### [About this exercise]
The listing below should be copied in full, word for word.

(Exercise data)

# rsmedleystevenson/pyamg

Measured on AMD Instinct MI355X. Metric: V-cycle iterations/sec (3D Poisson 500^3 fp64, SA-AMG, chebyshev smoother), higher is better.
Workload: dtype f64; 1 GPU; 3D Poisson 500x500x500 (125.0M dof, nnz 873.5M) CSR fp64, smoothed aggregation (5 levels), Chebyshev degree 2 pre/post smoother, V(1,1), b=rand seed 0; parallelism=single GPU

## Files before the change

pyamg_amd/csrc/kernels.hip:

```cpp
#include "amg_dev.hpp"

namespace amg {

constexpr int WG = 256;
#ifndef AMG_TILE
#define AMG_TILE 2048
#endif
constexpr int TILE = AMG_TILE;

typedef int v4i __attribute__((ext_vector_type(4)));
typedef double v2d __attribute__((ext_vector_type(2)));
__device__ __forceinline__ v4i load_v4i(const int *p)
{
#ifdef AMG_NT_LOADS
    return __builtin_nontemporal_load(reinterpret_cast<const v4i *>(p));
#else
    return *reinterpret_cast<const v4i *>(p);
#endif
}
__device__ __forceinline__ v2d load_v2d(const double *p)
{
#ifdef AMG_NT_LOADS
    return __builtin_nontemporal_load(reinterpret_cast<const v2d *>(p));
#else
// ... 1603 lines not shown
            const v2u mm = stream_load(reinterpret_cast<const v2u *>(static_cast<const unsigned *>(E.mask) + i0));
            m[0] = mm.x; m[1] = mm.y;
        }
#pragma unroll
        for (int r = 0; r < 2; ++r)
            if (m[r] & ((NUB == 8) ? 0x80u : 0x80000000u)) m[r] = 0xFFFFFFFFu;
        if (need_b) {
            const v2d bb = stream_load(reinterpret_cast<const v2d *>(&a.b[i0]));
            bval[0] = bb.x; bval[1] = bb.y;
        }
        if (MODE == SM_MATVEC_ACC) { const v2d pp = *reinterpret_cast<const v2d *>(&a.out[i0]); pre2[0] = pp.x; pre2[1] = pp.y; }
        else if (MODE == SM_POLY_LAST || MODE == SM_JACOBI || MODE == SM_JACOBI_BSR1) {
            const v2d pp = *reinterpret_cast<const v2d *>(&a.v2[i0]); pre2[0] = pp.x; pre2[1] = pp.y;
        }
    }
    bool covered[2] = {live0 && m[0] != 0xFFFFFFFFu, live1 && m[1] != 0xFFFFFFFFu};
#pragma unroll
    for (int r = 0; r < 2; ++r) if (!covered[r]) m[r] = 0;
    if (vi) {
        __syncthreads();
#pragma unroll
        for (int r = 0; r < 2; ++r)
#pragma unroll
            for (int u = 0; u < NUB; ++u) v[r][u] = sdict[(unsigned)(cw[r][u >> 3] >> (8 * (u & 7))) & 0xFFu];
    }
    const double gscale = a.gscale;
    double acc[2], diag[2] = {0.0, 0.0};
#pragma unroll
    for (int r = 0; r < 2; ++r) {
        acc[r] = MT::sub ? bval[r] : 0.0;
#pragma unroll
        for (int u = 0; u < NUB; ++u) {
            if (u < E.nu && ((m[r] >> u) & 1u)) {
                if (MT::jac && u == E.u0) { diag[r] = v[r][u]; continue; }
                const double pr = v[r][u] * (gscale * xv[r][u]);
                acc[r] = MT::sub ? (acc[r] - pr) : (acc[r] + pr);
            }
        }
    }

    double res[2] = {0.0, 0.0};
    if (MODE == SM_RESIDUAL_SUMSQ) {
        double sq[2] = {0.0, 0.0};
#pragma unroll
        for (int r = 0; r < 2; ++r)
            if (covered[r]) { res[r] = bval[r] - acc[r]; sq[r] = res[r] * res[r]; }
        if (a.out) {
            if (covered[0] && covered[1]) __builtin_nontemporal_store(v2d{res[0], res[1]}, reinterpret_cast<v2d *>(&a.out[i0]));
            else { if (covered[0]) store_out(&a.out[i0], res[0]); if (covered[1]) store_out(&a.out[i0 + 1], res[1]); }
        }
        *reinterpret_cast<v2d *>(&red[2 * t]) = v2d{sq[0], sq[1]};
        __syncthreads();
        double s0 = red[t], s1 = red[t + WG2];
        for (int off = 32; off > 0; off >>= 1) { s0 += __shfl_down(s0, off, 64); s1 += __shfl_down(s1, off, 64); }
        __syncthreads();
        if ((t & 63) == 0) { red[WG + (t >> 6)] = s0; red[WG + 2 + (t >> 6)] = s1; }
        __syncthreads();
        if (t == 0) {
            double tot = 0.0;
            for (int k = 0; k < 4; ++k) tot += red[WG + k];
            a.out2[blk - E.blk_lo] = tot;
        }
        return;
    }
    bool wr[2] = {covered[0], covered[1]};
#pragma unroll
    for (int r = 0; r < 2; ++r) {
        if (MODE == SM_MATVEC) res[r] = acc[r];
        else if (MODE == SM_MATVEC_ACC) res[r] = pre2[r] + acc[r];
        else if (MODE == SM_RESIDUAL) res[r] = bval[r] - acc[r];
        else if (MODE == SM_POLY_STEP) { const double cr = a.c0 * bval[r]; res[r] = cr + acc[r]; }
        else if (MODE == SM_POLY_LAST) { const double cr = a.c0 * bval[r]; const double h = cr + acc[r]; res[r] = pre2[r] + h; }
        else if (MODE == SM_JACOBI) {
            if (diag[r] != 0.0) { const double q = (bval[r] - acc[r]) / diag[r]; const double t1 = (1.0 - a.c0) * pre2[r]; const double t2 = a.c0 * q; res[r] = t1 + t2; }
            else res[r] = pre2[r];
        } else if (MODE == SM_JACOBI_BSR1) {
            if (diag[r] != 0.0) { const double t1 = (1.0 - a.c0) * pre2[r]; const double t2 = (a.c0 * acc[r]) / diag[r]; res[r] = t1 + t2; }
            else res[r] = pre2[r];
        }
    }
    constexpr bool streamed = (MODE == SM_MATVEC || MODE == SM_MATVEC_ACC || MODE == SM_RESIDUAL || MODE == SM_POLY_LAST);
    if (wr[0] && wr[1]) {
        if (streamed) __builtin_nontemporal_store(v2d{res[0], res[1]}, reinterpret_cast<v2d *>(&a.out[i0]));
        else *reinterpret_cast<v2d *>(&a.out[i0]) = v2d{res[0], res[1]};
    } else {
        if (wr[0]) { if (streamed) store_out(&a.out[i0], res[0]); else a.out[i0] = res[0]; }
        if (wr[1]) { if (streamed) store_out(&a.out[i0 + 1], res[1]); else a.out[i0 + 1] = res[1]; }
    }
    (void)both;
}
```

(End Exercise data)

### [The answer]
# rsmedleystevenson/pyamg

Measured on AMD Instinct MI355X. Metric: V-cycle iterations/sec (3D Poisson 500^3 fp64, SA-AMG, chebyshev smoother), higher is better.
Workload: dtype f64; 1 GPU; 3D Poisson 500x500x500 (125.0M dof, nnz 873.5M) CSR fp64, smoothed aggregation (5 levels), Chebyshev degree 2 pre/post smoother, V(1,1), b=rand seed 0; parallelism=single GPU

## Files before the change

pyamg_amd/csrc/kernels.hip:

```cpp
#include "amg_dev.hpp"

namespace amg {

constexpr int WG = 256;
#ifndef AMG_TILE
#define AMG_TILE 2048
#endif
constexpr int TILE = AMG_TILE;

typedef int v4i __attribute__((ext_vector_type(4)));
typedef double v2d __attribute__((ext_vector_type(2)));
__device__ __forceinline__ v4i load_v4i(const int *p)
{
#ifdef AMG_NT_LOADS
    return __builtin_nontemporal_load(reinterpret_cast<const v4i *>(p));
#else
    return *reinterpret_cast<const v4i *>(p);
#endif
}
__device__ __forceinline__ v2d load_v2d(const double *p)
{
#ifdef AMG_NT_LOADS
    return __builtin_nontemporal_load(reinterpret_cast<const v2d *>(p));
#else
// ... 1603 lines not shown
            const v2u mm = stream_load(reinterpret_cast<const v2u *>(static_cast<const unsigned *>(E.mask) + i0));
            m[0] = mm.x; m[1] = mm.y;
        }
#pragma unroll
        for (int r = 0; r < 2; ++r)
            if (m[r] & ((NUB == 8) ? 0x80u : 0x80000000u)) m[r] = 0xFFFFFFFFu;
        if (need_b) {
            const v2d bb = stream_load(reinterpret_cast<const v2d *>(&a.b[i0]));
            bval[0] = bb.x; bval[1] = bb.y;
        }
        if (MODE == SM_MATVEC_ACC) { const v2d pp = *reinterpret_cast<const v2d *>(&a.out[i0]); pre2[0] = pp.x; pre2[1] = pp.y; }
        else if (MODE == SM_POLY_LAST || MODE == SM_JACOBI || MODE == SM_JACOBI_BSR1) {
            const v2d pp = *reinterpret_cast<const v2d *>(&a.v2[i0]); pre2[0] = pp.x; pre2[1] = pp.y;
        }
    }
    bool covered[2] = {live0 && m[0] != 0xFFFFFFFFu, live1 && m[1] != 0xFFFFFFFFu};
#pragma unroll
    for (int r = 0; r < 2; ++r) if (!covered[r]) m[r] = 0;
    if (vi) {
        __syncthreads();
#pragma unroll
        for (int r = 0; r < 2; ++r)
#pragma unroll
            for (int u = 0; u < NUB; ++u) v[r][u] = sdict[(unsigned)(cw[r][u >> 3] >> (8 * (u & 7))) & 0xFFu];
    }
    const double gscale = a.gscale;
    double acc[2], diag[2] = {0.0, 0.0};
#pragma unroll
    for (int r = 0; r < 2; ++r) {
        acc[r] = MT::sub ? bval[r] : 0.0;
#pragma unroll
        for (int u = 0; u < NUB; ++u) {
            if (u < E.nu && ((m[r] >> u) & 1u)) {
                if (MT::jac && u == E.u0) { diag[r] = v[r][u]; continue; }
                const double pr = v[r][u] * (gscale * xv[r][u]);
                acc[r] = MT::sub ? (acc[r] - pr) : (acc[r] + pr);
            }
        }
    }

    double res[2] = {0.0, 0.0};
    if (MODE == SM_RESIDUAL_SUMSQ) {
        double sq[2] = {0.0, 0.0};
#pragma unroll
        for (int r = 0; r < 2; ++r)
            if (covered[r]) { res[r] = bval[r] - acc[r]; sq[r] = res[r] * res[r]; }
        if (a.out) {
            if (covered[0] && covered[1]) __builtin_nontemporal_store(v2d{res[0], res[1]}, reinterpret_cast<v2d *>(&a.out[i0]));
            else { if (covered[0]) store_out(&a.out[i0], res[0]); if (covered[1]) store_out(&a.out[i0 + 1], res[1]); }
        }
        *reinterpret_cast<v2d *>(&red[2 * t]) = v2d{sq[0], sq[1]};
        __syncthreads();
        double s0 = red[t], s1 = red[t + WG2];
        for (int off = 32; off > 0; off >>= 1) { s0 += __shfl_down(s0, off, 64); s1 += __shfl_down(s1, off, 64); }
        __syncthreads();
        if ((t & 63) == 0) { red[WG + (t >> 6)] = s0; red[WG + 2 + (t >> 6)] = s1; }
        __syncthreads();
        if (t == 0) {
            double tot = 0.0;
            for (int k = 0; k < 4; ++k) tot += red[WG + k];
            a.out2[blk - E.blk_lo] = tot;
        }
        return;
    }
    bool wr[2] = {covered[0], covered[1]};
#pragma unroll
    for (int r = 0; r < 2; ++r) {
        if (MODE == SM_MATVEC) res[r] = acc[r];
        else if (MODE == SM_MATVEC_ACC) res[r] = pre2[r] + acc[r];
        else if (MODE == SM_RESIDUAL) res[r] = bval[r] - acc[r];
        else if (MODE == SM_POLY_STEP) { const double cr = a.c0 * bval[r]; res[r] = cr + acc[r]; }
        else if (MODE == SM_POLY_LAST) { const double cr = a.c0 * bval[r]; const double h = cr + acc[r]; res[r] = pre2[r] + h; }
        else if (MODE == SM_JACOBI) {
            if (diag[r] != 0.0) { const double q = (bval[r] - acc[r]) / diag[r]; const double t1 = (1.0 - a.c0) * pre2[r]; const double t2 = a.c0 * q; res[r] = t1 + t2; }
            else res[r] = pre2[r];
        } else if (MODE == SM_JACOBI_BSR1) {
            if (diag[r] != 0.0) { const double t1 = (1.0 - a.c0) * pre2[r]; const double t2 = (a.c0 * acc[r]) / diag[r]; res[r] = t1 + t2; }
            else res[r] = pre2[r];
        }
    }
    constexpr bool streamed = (MODE == SM_MATVEC || MODE == SM_MATVEC_ACC || MODE == SM_RESIDUAL || MODE == SM_POLY_LAST);
    if (wr[0] && wr[1]) {
        if (streamed) __builtin_nontemporal_store(v2d{res[0], res[1]}, reinterpret_cast<v2d *>(&a.out[i0]));
        else *reinterpret_cast<v2d *>(&a.out[i0]) = v2d{res[0], res[1]};
    } else {
        if (wr[0]) { if (streamed) store_out(&a.out[i0], res[0]); else a.out[i0] = res[0]; }
        if (wr[1]) { if (streamed) store_out(&a.out[i0 + 1], res[1]); else a.out[i0 + 1] = res[1]; }
    }
    (void)both;
}
```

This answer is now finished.